Transportation excellence has traditionally been limited due to lack of visibility, both upstream (before planning) and downstream (after execution). Forward planning is characterized by traditional over-the-wall silo processes and systems interfaces, in which requirements are not visible until after orders are placed. The result is that transportation has an extremely limited planning horizon from which to optimize.
Post-execution visibility has also been limited, but this is not due to lack of information. TMS offers tremendous information detail; however, the transactional information provided is so extremely large, it is nearly impossible to identify meaningful trends and variances. To overcome these challenges, new solutions - integrated planning and transportation business intelligence - are being utilized and adding tremendous value.

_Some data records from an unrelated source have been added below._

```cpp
__global__ void flow_from_coords_kernel(const float* __restrict__ coords1, float* __restrict__ dst0,
                                        long long dst0_bs, float* __restrict__ dst1, long long dst1_bs,
                                        float* __restrict__ stack, int B, int H8, int W8, int is_flow) {
  const int P = H8 * W8;
  const long long g = (long long)blockIdx.x * blockDim.x + threadIdx.x;
  if (g >= (long long)B * 2 * P) return;
  const int b = (int)(g / (2 * P));
  const int r = (int)(g - (long long)b * 2 * P);
  const int ch = r / P, pix = r - ch * P;
  const int y = pix / W8, x = pix - y * W8;
  const float v = is_flow ? coords1[g] : coords1[g] - (ch == 0 ? (float)x : (float)y);
  if (dst0) dst0[b * dst0_bs + r] = v;
  if (dst1) dst1[b * dst1_bs + r] = v;
  if (stack) {
    float* s = stack + (long long)b * 16 * P + pix;
#pragma unroll
    for (int ky = 0; ky < 7; ++ky) {
      const int ys = y + ky - 3;
      const bool ok = (unsigned)ys < (unsigned)H8;
      const float c = ok ? coords1[g + (long long)(ky - 3) * W8] : 0.0f;
      const float u = (ok && !is_flow) ? c - (ch == 0 ? (float)x : (float)ys) : c;
      s[(long long)(ch * 7 + ky) * P] = u;
    }
    s[(long long)(14 + ch) * P] = 0.0f;
  }
}

__global__ __launch_bounds__(256) void flow_from_coords_s16_kernel(const float* __restrict__ coords1, float* __restrict__ dst0,
                                                                   long long dst0_bs, float* __restrict__ dst1, long long dst1_bs,
                                                                   mu32x4* __restrict__ stack, long long stack_bs,
                                                                   unsigned* __restrict__ motion, long long motion_bs, int motion_ch,
                                                                   int* guard, int B, int H8, int W8, int is_flow) {
  const int P = H8 * W8;
  const long long g = (long long)blockIdx.x * 256 + threadIdx.x;
  if (g >= (long long)B * P) return;
  const int b = (int)(g / P), pix = (int)(g - (long long)b * P);
  const int y = pix / W8, x = pix - y * W8;
  const float* c = coords1 + (long long)b * 2 * P + pix;
  float st[16];
#pragma unroll
  for (int ch = 0; ch < 2; ++ch)
#pragma unroll
    for (int ky = 0; ky < 7; ++ky) {
      const int ys = y + ky - 3;
      const bool ok = (unsigned)ys < (unsigned)H8;
      const float cv = ok ? c[(long long)ch * P + (long long)(ky - 3) * W8] : 0.0f;
      st[ch * 7 + ky] = (ok && !is_flow) ? cv - (ch == 0 ? (float)x : (float)ys) : cv;
    }
  st[14] = 0.0f; st[15] = 0.0f;
  const float fx = st[3], fy = st[10];
  if (dst0) { dst0[b * dst0_bs + pix] = fx; dst0[b * dst0_bs + P + pix] = fy; }
  if (dst1) { dst1[b * dst1_bs + pix] = fx; dst1[b * dst1_bs + P + pix] = fy; }
  bool bad = false;
  if (stack) {
    mu32x4* sb = stack + (b * stack_bs) / 4;
#pragma unroll
    for (int o = 0; o < 2; ++o) {
      float v[8];
#pragma unroll
      for (int j = 0; j < 8; ++j) v[j] = st[o * 8 + j];
      mu32x4 hi, lo;
      s16_split8(v, hi, lo, bad);
      sb[((long long)(o * 2 + 0)) * P + pix] = hi;
      sb[((long long)(o * 2 + 1)) * P + pix] = lo;
    }
  }
  if (motion) {
    float v[8] = {fx, fy, 0.0f, 0.0f, 0.0f, 0.0f, 0.0f, 0.0f};
    mu32x4 hi, lo;
// ... 186 lines not shown
  hipLaunchKernelGGL(instance_norm_kernel, dim3((unsigned)((long long)B * C)), dim3(512), 0, as_stream(stream), x, res,
                     out, HW, eps, mode);
  ACCFLOW_RETURN_LAUNCH_STATUS();
}

extern "C" int accflow_instance_stats_finalize_f32(const float* stats, int slots, float* meanrstd, int B, int C, float eps,
                                                   void* stream) {
  if (!stats || !meanrstd || slots <= 0 || B <= 0 || C <= 0) return 1;
  launch_finalize(stats, slots, C, 0, meanrstd, B, C, eps, as_stream(stream));
  ACCFLOW_RETURN_LAUNCH_STATUS();
}

extern "C" int accflow_instance_stats_finalize_sub_f32(const float* stats, int slots, int Ctot, int c0, float* meanrstd, int B,
                                                       int C, float eps, void* stream) {
  if (!stats || !meanrstd || slots <= 0 || B <= 0 || C <= 0 || c0 < 0 || c0 + C > Ctot) return 1;
  launch_finalize(stats, slots, Ctot, c0, meanrstd, B, C, eps, as_stream(stream));
  ACCFLOW_RETURN_LAUNCH_STATUS();
}

extern "C" int accflow_instance_norm_apply_s16proj_f32(const float* x, const float* stats, int slots, const float* res,
                                                       long long res_bs, const float* res_stats, int res_slots, int res_ctot,
                                                       int res_c0, float* meanrstd, void* out16, long long out16_bs, int* guard,
                                                       int B, int C, int HW, float eps, void* stream) {
  if (!x || !stats || !res || !res_stats || !meanrstd || !out16 || slots <= 0 || res_slots <= 0 || B <= 0 || C <= 0 || HW <= 0 ||
      res_c0 < 0 || res_c0 + C > res_ctot)
    return 1;
  hipStream_t st = as_stream(stream);
  float* mr3 = meanrstd + 2LL * B * C;
  launch_finalize(stats, slots, C, 0, meanrstd, B, C, eps, st, res_stats, res_slots, res_ctot, res_c0, mr3);
  const long long n = (long long)B * ((C + 7) / 8) * HW;
  hipLaunchKernelGGL(instance_norm_apply_s16proj_kernel, dim3(cdiv(n, 256)), dim3(256), 0, st, x, meanrstd, res, res_bs, mr3,
                     reinterpret_cast<mu32x4*>(out16), out16_bs, guard, B, C, HW);
  ACCFLOW_RETURN_LAUNCH_STATUS();
}

extern "C" int accflow_instance_norm_apply_f32(const float* x, const float* stats, int slots, float* meanrstd,
                                               const float* res, float* out, int B, int C, int HW, float eps, int mode,
                                               void* stream) {
  if (!x || !stats || !meanrstd || !out || slots <= 0 || B <= 0 || C <= 0 || HW <= 0 || mode < 0 || mode > 2 ||
      (mode == 2 && !res))
    return 1;
  const long long total = (long long)B * C * HW;
  launch_finalize(stats, slots, C, 0, meanrstd, B, C, eps, as_stream(stream));
  hipLaunchKernelGGL(instance_norm_apply_kernel, dim3(cdiv(cdiv(total, 4), 256)), dim3(256), 0, as_stream(stream), x,
                     meanrstd, res, out, HW, total, mode);
  ACCFLOW_RETURN_LAUNCH_STATUS();
}

extern "C" int accflow_instance_norm_apply_s16_f32(const float* x, const float* stats, int slots, float* meanrstd,
                                                   const float* res, float* out, void* out16, long long out16_bs, int* guard,
                                                   int B, int C, int HW, float eps, int mode, void* stream) {
  if (!x || !stats || !meanrstd || !out16 || slots <= 0 || B <= 0 || C <= 0 || HW <= 0 || mode < 0 || mode > 2 ||
      (mode == 2 && !res))
    return 1;
  launch_finalize(stats, slots, C, 0, meanrstd, B, C, eps, as_stream(stream));
  const long long n = (long long)B * ((C + 7) / 8) * HW;
  hipLaunchKernelGGL(instance_norm_apply_s16_kernel, dim3(cdiv(n, 256)), dim3(256), 0, as_stream(stream), x, meanrstd, res,
                     out, reinterpret_cast<mu32x4*>(out16), out16_bs, guard, B, C, HW, mode);
  ACCFLOW_RETURN_LAUNCH_STATUS();
}

extern "C" int accflow_instance_norm_apply_s16res_f32(const float* x, const float* stats, int slots, float* meanrstd,
                                                      const void* res16, long long res16_bs, float* out, void* out16,
                                                      long long out16_bs, int* guard, int B, int C, int HW, float eps,
                                                      void* stream) {
  if (!x || !stats || !meanrstd || !res16 || !out16 || slots <= 0 || B <= 0 || C <= 0 || HW <= 0) return 1;
  launch_finalize(stats, slots, C, 0, meanrstd, B, C, eps, as_stream(stream));
  const long long n = (long long)B * ((C + 7) / 8) * HW;
  hipLaunchKernelGGL(instance_norm_apply_s16res_kernel, dim3(cdiv(n, 256)), dim3(256), 0, as_stream(stream), x, meanrstd,
                     reinterpret_cast<const mu32x4*>(res16), res16_bs, out, reinterpret_cast<mu32x4*>(out16), out16_bs, guard,
                     B, C, HW);
  ACCFLOW_RETURN_LAUNCH_STATUS();
}

extern "C" int accflow_split_tanh_relu_f32(const float* cnet, float* net, long long net_bs, float* inp,
                                           long long inp_bs, int B, int hd, int cd, int HW, void* stream) {
  if (!cnet || !net || !inp || B <= 0 || hd <= 0 || cd <= 0 || HW <= 0) return 1;
  const long long n = (long long)B * (hd + cd) * HW;
  hipLaunchKernelGGL(split_tanh_relu_kernel, dim3(cdiv(n, 256)), dim3(256), 0, as_stream(stream), cnet, net, net_bs,
                     inp, inp_bs, B, hd, cd, HW);
  ACCFLOW_RETURN_LAUNCH_STATUS();
}

extern "C" int accflow_split_tanh_relu_idx_f32(const float* cnet, int n_items, const int* idx, float* net, long long net_bs,
                                               float* inp, long long inp_bs, int B, int hd, int cd, int HW, void* stream) {
  if (!cnet || !idx || !net || !inp || n_items <= 0 || B <= 0 || hd <= 0 || cd <= 0 || HW <= 0) return 1;
  for (int b = 0; b < B; ++b)
    if (idx[b] < 0 || idx[b] >= n_items) return 1;
  for (int b0 = 0; b0 < B; b0 += 64) {
    const int nb = B - b0 < 64 ? B - b0 : 64;
    split_idx a;
    for (int k = 0; k < 64; ++k) a.v[k] = k < nb ? idx[b0 + k] : 0;
    const long long n = (long long)nb * (hd + cd) * HW;
    hipLaunchKernelGGL(split_tanh_relu_idx_kernel, dim3(cdiv(n, 256)), dim3(256), 0, as_stream(stream), cnet, a,
                       net + b0 * net_bs, net_bs, inp + b0 * inp_bs, inp_bs, nb, hd, cd, HW);
  }
  ACCFLOW_RETURN_LAUNCH_STATUS();
}

extern "C" int accflow_coords_grid_f32(float* coords, const float* flow_init, int B, int H8, int W8, void* stream) {
  if (!coords || B <= 0 || H8 <= 0 || W8 <= 0) return 1;
  const long long n = (long long)B * 2 * H8 * W8;
  hipLaunchKernelGGL(coords_grid_kernel, dim3(cdiv(n, 256)), dim3(256), 0, as_stream(stream), coords, flow_init, B, H8,
                     W8);
  ACCFLOW_RETURN_LAUNCH_STATUS();
}

extern "C" int accflow_flow_from_coords_f32(const float* coords1, float* dst0, long long dst0_bs, float* dst1,
                                            long long dst1_bs, float* stack16, int is_flow, int B, int H8, int W8,
                                            void* stream) {
  if (!coords1 || (!dst0 && !dst1 && !stack16) || B <= 0 || H8 <= 0 || W8 <= 0) return 1;
  const long long n = (long long)B * 2 * H8 * W8;
  hipLaunchKernelGGL(flow_from_coords_kernel, dim3(cdiv(n, 256)), dim3(256), 0, as_stream(stream), coords1, dst0,
                     dst0_bs, dst1, dst1_bs, stack16, B, H8, W8, is_flow);
  ACCFLOW_RETURN_LAUNCH_STATUS();
}

extern "C" int accflow_flow_from_coords_s16(const float* coords1, float* dst0, long long dst0_bs, float* dst1,
                                            long long dst1_bs, void* stack16, long long stack16_bs, void* motion16,
                                            long long motion16_bs, int motion_ch, int* guard, int is_flow, int B, int H8,
                                            int W8, void* stream) {
  if (!coords1 || (!dst0 && !dst1 && !stack16 && !motion16) || B <= 0 || H8 <= 0 || W8 <= 0 || motion_ch < 0 || (motion_ch & 1))
    return 1;
  const long long n = (long long)B * H8 * W8;
  hipLaunchKernelGGL(flow_from_coords_s16_kernel, dim3(cdiv(n, 256)), dim3(256), 0, as_stream(stream), coords1, dst0, dst0_bs,
                     dst1, dst1_bs, reinterpret_cast<mu32x4*>(stack16), stack16_bs, reinterpret_cast<unsigned*>(motion16),
                     motion16_bs, motion_ch, guard, B, H8, W8, is_flow);
  ACCFLOW_RETURN_LAUNCH_STATUS();
}

extern "C" int accflow_to_s16_f32(const float* src, long long src_bs, void* dst16, long long dst16_bs, int* guard, int B,
                                  int C, int HW, void* stream) {
  if (!src || !dst16 || B <= 0 || C <= 0 || HW <= 0) return 1;
  const long long n = (long long)B * ((C + 7) / 8) * HW;
  hipLaunchKernelGGL(to_s16_kernel, dim3(cdiv(n, 256)), dim3(256), 0, as_stream(stream), src, src_bs,
                     reinterpret_cast<mu32x4*>(dst16), dst16_bs, guard, B, C, HW);
  ACCFLOW_RETURN_LAUNCH_STATUS();
}

extern "C" int accflow_blend_f32(const float* f1, const float* f2, const float* m, float* out, int B, int C, int HW,
                                 void* stream) {
  if (!f1 || !f2 || !m || !out || B <= 0 || C <= 0 || HW <= 0) return 1;
  const long long n = (long long)B * C * HW;
  hipLaunchKernelGGL(blend_kernel, dim3(cdiv(n, 256)), dim3(256), 0, as_stream(stream), f1, f2, m, out, B, C, HW);
  ACCFLOW_RETURN_LAUNCH_STATUS();
}

extern "C" int accflow_blend_s16(const float* f1, const float* f2, const float* m, void* out16, long long out16_bs, int* guard,
                                 int B, int C, int HW, void* stream) {
  if (!f1 || !f2 || !m || !out16 || B <= 0 || C <= 0 || HW <= 0) return 1;
  const long long n = (long long)B * ((C + 7) / 8) * HW;
  hipLaunchKernelGGL(blend_s16_kernel, dim3(cdiv(n, 256)), dim3(256), 0, as_stream(stream), f1, f2, m,
                     reinterpret_cast<mu32x4*>(out16), out16_bs, guard, B, C, HW);
  ACCFLOW_RETURN_LAUNCH_STATUS();
}

extern "C" int accflow_copy_f32(const float* src, long long src_bs, float* dst, long long dst_bs, int B, int C, int HW,
                                void* stream) {
  if (!src || !dst || B <= 0 || C <= 0 || HW <= 0) return 1;
  const long long per = (long long)C * HW;
  hipLaunchKernelGGL(copy_kernel, dim3(cdiv(B * per, 256)), dim3(256), 0, as_stream(stream), src, src_bs, dst, dst_bs,
                     B, per);
  ACCFLOW_RETURN_LAUNCH_STATUS();
}

__global__ __launch_bounds__(256) void tap_sum_kernel(const float* __restrict__ z, const float* __restrict__ bias,
                                                      const float* __restrict__ e0, long long e0_bs, float* __restrict__ out,
                                                      long long out_bs, int B, int Cout, int H, int W, int KH, int KW,
                                                      int padH, int padW, int act, int epi, int nparts, long long part_stride,
                                                      long long z_bs) {
  const long long n = (long long)B * Cout * H * W;
  const long long i = (long long)blockIdx.x * 256 + threadIdx.x;
  if (i >= n) return;
  const int x = (int)(i % W), y = (int)((i / W) % H);
  const int co = (int)((i / ((long long)W * H)) % Cout), b = (int)(i / ((long long)W * H * Cout));
  const int HW = H * W;
  const float* zb = z + (long long)b * z_bs;
  float v = 0.0f;
  for (int ky = 0; ky < KH; ++ky) {
    const int yy = y + ky - padH;
// ... 47 lines not shown
```

### accflow_amd/networks/gma/gma.py

```python
import argparse
import os

import torch.nn as nn

from ... import ops
from ..raft.extractor import BasicEncoder
from ..raft.raft import RAFT
from .modules import Attention
from .update import GMAUpdateBlock

SHARE_ATTENTION = os.environ.get("ACCFLOW_GMA_SHARE_ATTENTION", "1") != "0"
ALTERNATE_ATTENTION = os.environ.get("ACCFLOW_ALTERNATE_ATTENTION", "0") == "1"


class RAFTGMA(RAFT):
    KEEP_CONTEXT_RUNS = True

    def __init__(self, args):
        nn.Module.__init__(self)
        self.args = args
        self.hidden_dim = hdim = 128
        self.context_dim = cdim = 128
        args.corr_levels = 4
        args.corr_radius = 4
        if "dropout" not in self.args:
            self.args.dropout = 0
        if "alternate_attention" not in self.args:
            self.args.alternate_attention = False
        self.fnet = BasicEncoder(output_dim=256, norm_fn="instance", dropout=args.dropout)
        self.cnet = BasicEncoder(output_dim=hdim + cdim, norm_fn="batch", dropout=args.dropout)
        self.update_block = GMAUpdateBlock(self.args, hidden_dim=hdim)
        self.att = Attention(args=self.args, dim=cdim, heads=self.args.num_heads, max_pos_size=160, dim_head=cdim)

    def _x_dim(self):
        return 384

    def _alternate_attention(self):
        return ALTERNATE_ATTENTION or bool(getattr(self.args, "alternate_attention", False))

    def _positional(self):
        return bool(getattr(self.args, "position_only", False) or getattr(self.args, "position_and_content", False))

    def _prepack(self):
        super()._prepack()
        self.att._packs.conv("qk", self.att.to_qk)

    def _prepare_context(self, ws, cnet_feat, ids=None):
        super()._prepare_context(ws, cnet_feat)
        fast = ops.current_mode() != ops.CONV_F32
        inp = ws.inp.contiguous()
        if not fast:
            ws.attention = self.att(inp)
            return
        runs = None
        if ids is not None and SHARE_ATTENTION and len(set(ids)) < len(ids):
            slot, reps, runs = {}, [], []
            for b, key in enumerate(ids):
                if key not in slot:
                    slot[key] = len(reps)
                    reps.append(b)
                if runs and runs[-1][0] == slot[key]:
                    runs[-1][2] = b + 1
                else:
                    runs.append([slot[key], b, b + 1])
            inp = inp[reps].contiguous()
        if self._alternate_attention() and ops.s16_active() and not self._positional():
            ws.attention = self.att.forward_alt(inp, runs=runs)
            return
        ws.attention = self.att.forward_t(inp, runs=runs)

    def _iteration(self, ws, corr_fn, coords1, last):
        self._lookup_and_flow(ws, corr_fn, coords1)
        return self.update_block.step(ws, coords1, want_mask=last, attention=ws.attention)
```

Integrated Planning - Tompkins has partnered with a firm that has broken down the wall between replenishment buying and transportation. The solution looks at order patterns - either historical or project demand - at a lane basis and determines the optimal transportation plan and the ordering pattern to accomplish it. It reports on the inventory impact of this optimal plan. Intelligent decisions can be made that incorporate the entire inbound supply chain (both the inventory and transportation components) making this a groundbreaking achievement. Case studies reveal the typical benefit of an optimal plan is 7-percent improvement over a traditional robust TMS solution.
The challenge will be change management - the beneficiary is primarily transportation, but the users are inventory managers.
Transportation Business Intelligence - BI software applications are becoming more common across the corporation and have excellent utility for transportation users. They are always hungry for information, but traditional metrics are aggregated in such a way that the information cannot be executed. For example, a report might show that a facility's cost per unit has increased, but at the aggregated level, a user cannot identify where it occurred, so it lacks information on what to do about it.
Disaggregating to the lane or carrier level is possible - but not manageable - with spreadsheet reporting. This is due to the vast number of lanes in the shippers' networks.
BI applications reveal this information quickly and precisely, identifying issues that need to be corrected. With the proper targets and variance reporting, transportation BI can be created as an exception management process, in which a user, on a systematic basis (preferably weekly), can be informed when lanes, carriers, facilities and so on do not meet a target. Business changes that may have gone undiscovered for six months or a year can now be found immediately. Transportation BI is a strategic solution, enabling transportation users to make changes based on the reality of execution in an environment that is always changing.
Large shippers are beginning to implement these systems, and data service providers are incorporating them in their service bundles. The biggest challenge is affordability. At the same time, companies do not like to invest in measurements, and most packaged systems on the market are expensive. But this will be changing as custom-designed, affordable micro BI applications that fit the transportation budget hit the market.